DVM: reading 5mV, mV range resolution 0.1mV. 3 counts is therefore 0.3mV.

Specification states reading is between:

\$ 0.99 \times \text{actual} - 0.3\text{ mV} \$ and \$ 1.01 \times \text{actual} + 0.3\text{ mV} \$

Rearranging this we find actual is between:

\$ \dfrac{\text{reading} - 0.3\text{ mV}}{1.01} \$ and \$ \dfrac{\text{reading} + 0.3\text{ mV}}{0.99} \$.

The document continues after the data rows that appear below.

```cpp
pcd_status pcd_nn_last_stats(pcd_cloud* c, pcd_nn_stats* st) {
  PCD_REQUIRE(c && st, "null pointer");
  std::memset(st, 0, sizeof *st);
  if (!c->scratch || !c->scratch->counters.p) return PCD_OK;
  PCD_HIP_TRY(hipSetDevice(c->device));
  PCD_HIP_TRY(hipDeviceSynchronize());
  NnCounters h;
  PCD_HIP_TRY(hipMemcpy(&h, c->scratch->counters.p + c->scratch->ctr_cur, sizeof h, hipMemcpyDeviceToHost));
  st->brick_groups = h.brick_groups;
  st->staged_points = h.staged_points;
  st->fallback_queries = h.fallback_queries;
  st->fallback_points = h.fallback_points;
  st->pair_evals = h.pair_evals;
  static const bool print_walks = std::getenv("PCD_FB_STATS") != nullptr;
  if (print_walks)
    std::fprintf(stderr, "[pcd] fallback walk: %llu queries, %.1f steps / %.1f leaf scans per query, max %u / %u\n",
                 (unsigned long long)h.fallback_queries, h.fallback_queries ? (double)h.fb_steps / h.fallback_queries : 0.0,
                 h.fallback_queries ? (double)h.fb_leaves / h.fallback_queries : 0.0, h.fb_max_steps, h.fb_max_leaves);
  return PCD_OK;
}

pcd_status pcd_nn_set_search(int kernel) {
  if (kernel < 0) return PCD_OK;
  PCD_REQUIRE(kernel <= 1, "kernel must be 0 (clipped brick kernel) or 1 (the same with the clip off); there is no separate "
                           "whole-region kernel: the clip-off switch, pcd_nn_set_search(1), is the A/B reference");
  g_nn_kernel = kernel;
  return PCD_OK;
}

pcd_status pcd_nn_set_bookkeeping(int radix_sort) {
  g_bk_sort = radix_sort ? 1 : 0;
  return PCD_OK;
}

pcd_status pcd_nn_set_tuning(int brick_cells, int halo_cells, int collect_stats) {
  if ((brick_cells != 0 && brick_cells != kBrickCells) || (halo_cells >= 0 && halo_cells != kBrickHalo)) {
    set_error("pcd_nn_set_tuning: the brick geometry is fixed at %d cells with a halo of %d (asked for %d / %d)",
              kBrickCells, kBrickHalo, brick_cells, halo_cells);
    return PCD_ERR_UNSUPPORTED;
  }
#ifdef PCD_ABLATE
  g_collect_stats = collect_stats;
#else
  g_collect_stats = collect_stats & 1;
#endif
  return PCD_OK;
}

}
```

Before: 807.3 million queries/s.

## Skip per-query tile comparisons outside each query's clip window in brick kernel

Adds a per-query tile loop used when a group holds at least three queries. Each query gets a 63-bit ownership mask of the cells its search radius touches. Each lane gets the set of tiles that overlap its hull cell, and two ballots give a per-tile active-query mask, so only those queries run the point comparisons. This cuts wasted distance evaluations for queries whose clipped region misses a tile. In exchange it adds ballot and select work per tile, swaps compile-time-unrolled NQ specialisation for runtime branches per query, and moves the proven-bound computation ahead of the tile loop.

```diff
diff --git a/colmap-pcd_amd/csrc/brick_clip_kernel.h b/colmap-pcd_amd/csrc/brick_clip_kernel.h
--- a/colmap-pcd_amd/csrc/brick_clip_kernel.h
+++ b/colmap-pcd_amd/csrc/brick_clip_kernel.h
@@ -7,10 +7,15 @@
 constexpr int kATile = 128;
 constexpr int kClipRanges = 10;
 #ifdef PCD_ABLATE
-constexpr int kAblateClipMath = 0x10000, kAblateBound = 0x20000, kAblateStageA = 0x40000, kAblateSelect = 0x80000;
+constexpr int kAblateClipMath = 0x10000, kAblateBound = 0x20000, kAblateStageA = 0x40000, kAblateSelect = 0x80000,
+              kAblateQueryTest = 0x100000;
 #else
-constexpr int kAblateClipMath = 0, kAblateBound = 0, kAblateStageA = 0, kAblateSelect = 0;
+constexpr int kAblateClipMath = 0, kAblateBound = 0, kAblateStageA = 0, kAblateSelect = 0, kAblateQueryTest = 0;
 #endif
+#ifndef PCD_QCLIP_MIN
+#define PCD_QCLIP_MIN 3
+#endif
+constexpr int kQClipMin = PCD_QCLIP_MIN;
 
 __device__ __forceinline__ void compare_q1p1(const f32x4 p, const float qx, const float qy, const float qz, double& best) {
   asm("v_mov_b32 v120, %[pw]\n\t"
@@ -231,8 +236,10 @@
       mine = min_u64(mine, m0.prior);
     }
     uint32_t w0 = 0, w1 = 0, w2 = 0;
+    uint64_t own = 0;
     if (flags & kAblateClipMath) {
       w0 = w1 = w2 = lane < (int)cnt ? 0x3FFFFu : 0u;
+      own = lane < (int)cnt ? ~0ull : 0ull;
     } else if (lane < (int)cnt) {
       const float d = __uint_as_float((uint32_t)(mine >> 32));
       const float r = __builtin_amdgcn_sqrtf(d) * 1.00001f + ((fabsf(m0.q.x) + fabsf(m0.q.y)) + fabsf(m0.q.z)) * 2.4e-7f + 1e-18f;
@@ -247,6 +254,8 @@
       const uint32_t ym = (2u << ry1) - (1u << ry0), zm = (2u << rz1) - (1u << rz0);
       const uint32_t pat = xm * ((ym * 0x421u) & 0x1041u);
       w0 = (zm & 1u) ? pat : 0u; w1 = (zm & 2u) ? pat : 0u; w2 = (zm & 4u) ? pat : 0u;
+      const uint64_t pat7 = xm * ((ym * 0x1041u) & 0x4081u);
+      own = ((zm & 1u) ? pat7 : 0ull) | ((zm & 2u) ? pat7 << 21 : 0ull) | ((zm & 4u) ? pat7 << 42 : 0ull);
       if (no_clip) w0 = w1 = w2 = 0x3FFFFu;
     }
 #define PCD_OR_SHR(v, ctrl) v |= (uint32_t)__builtin_amdgcn_update_dpp(0, (int)(v), ctrl, 0xf, 0xf, true)
@@ -280,7 +289,16 @@
     const uint32_t T = (flags & kAblateTiles) ? 0u : ro[kClipRanges];
     const int ntiles = (int)((T + kTile - 1) / kTile);
 
+    uint32_t my_qi = __float_as_uint(m0.q.w);
+    float bound;
+    {
+      const int c0[3] = {max(2 * bx - 2, 0), max(2 * by - 2, 0), max(2 * bz - 2, 0)};
+      const int c1[3] = {min(2 * bx + 4, g.dims[0]), min(2 * by + 4, g.dims[1]), min(2 * bz + 4, g.dims[2])};
+      bound = (flags & kAblateBound) ? 3e38f : proven_bound_f(g, m0.q.x, m0.q.y, m0.q.z, c0, c1);
+      asm volatile("" : "+v"(bound), "+v"(my_qi));
+    }
     ARange a1;
+    uint32_t tile_queries = (uint32_t)ntiles * cnt;
     if (T > 0) {
       uint32_t dv[kClipRanges];
 #pragma unroll
@@ -304,30 +322,33 @@
       };
       issue_tile(0);
       a1 = issue_a(m1);
+      auto fetch_tile = [&](int t, f32x4 (&p)[4]) {
+        if (t + 1 < ntiles) {
+          issue_tile(t + 1);
+          if (t == 0) asm volatile("s_waitcnt vmcnt(6)" ::: "memory");
+          else asm volatile("s_waitcnt vmcnt(4)" ::: "memory");
+        } else {
+          if (t == 0) asm volatile("s_waitcnt vmcnt(2)" ::: "memory");
+          else asm volatile("s_waitcnt vmcnt(0)" ::: "memory");
+        }
+        __builtin_amdgcn_wave_barrier();
+        const uint32_t rd = lds_addr(s_tile[wave][t & 1]) + lane * 16;
+        if (flags & kAblateNoLdsRead) {
+#pragma unroll
+          for (int k = 0; k < 4; ++k) p[k] = f32x4{(float)lane, (float)t, (float)k, 0.f};
+        } else
+        asm volatile("ds_read_b128 %0, %4\n\tds_read_b128 %1, %4 offset:1024\n\t"
+                     "ds_read_b128 %2, %4 offset:2048\n\tds_read_b128 %3, %4 offset:3072\n\t"
+                     "s_waitcnt lgkmcnt(0)"
+                     : "=&v"(p[0]), "=&v"(p[1]), "=&v"(p[2]), "=&v"(p[3])
+                     : "v"(rd)
+                     : "memory");
+      };
       auto run_tiles = [&](auto nq_tag) {
         constexpr int NQ = decltype(nq_tag)::value;
         for (int t = 0; t < ntiles; ++t) {
-          if (t + 1 < ntiles) {
-            issue_tile(t + 1);
-            if (t == 0) asm volatile("s_waitcnt vmcnt(6)" ::: "memory");
-            else asm volatile("s_waitcnt vmcnt(4)" ::: "memory");
-          } else {
-            if (t == 0) asm volatile("s_waitcnt vmcnt(2)" ::: "memory");
-            else asm volatile("s_waitcnt vmcnt(0)" ::: "memory");
-          }
-          __builtin_amdgcn_wave_barrier();
           f32x4 p[4];
-          const uint32_t rd = lds_addr(s_tile[wave][t & 1]) + lane * 16;
-          if (flags & kAblateNoLdsRead) {
-#pragma unroll
-            for (int k = 0; k < 4; ++k) p[k] = f32x4{(float)lane, (float)t, (float)k, 0.f};
-          } else
-          asm volatile("ds_read_b128 %0, %4\n\tds_read_b128 %1, %4 offset:1024\n\t"
-                       "ds_read_b128 %2, %4 offset:2048\n\tds_read_b128 %3, %4 offset:3072\n\t"
-                       "s_waitcnt lgkmcnt(0)"
-                       : "=&v"(p[0]), "=&v"(p[1]), "=&v"(p[2]), "=&v"(p[3])
-                       : "v"(rd)
-                       : "memory");
+          fetch_tile(t, p);
           if (flags & kAblateCompare) {
 #pragma unroll
             for (int k = 0; k < 4; ++k) asm volatile("" ::"v"(p[k]));
@@ -336,6 +357,60 @@
           }
         }
       };
+      auto run_tiles_per_query = [&]() -> uint32_t {
+        uint32_t lp = lpos;
+        asm volatile("" : "+v"(lp));
+        const uint32_t lk = lp & 0xFFu, lry = (lp >> 8) & 0xFFu, lrz = lp >> 16;
+        const uint32_t lrow = lry + 3u * lrz;
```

Making it between \$ 4.6534 \text{ mV} \$ and \$ 5.4536 \text{ mV} \$

Now for the oscilloscope we have an offset which is where 0V is on the screen. Let's assume it is in the middle making \$ \text{offset} = 0 \text{ mV} \$

We have a reading of 2mV, 10mV per division making 0.2 divisions 2mV.

This gives us an actual output voltage between.

\$ 0.97 \times{reading - (2+2)\text{ mV}} \$ and \$ 1.03 \times{reading + (2+2)\text{ mV}} \$.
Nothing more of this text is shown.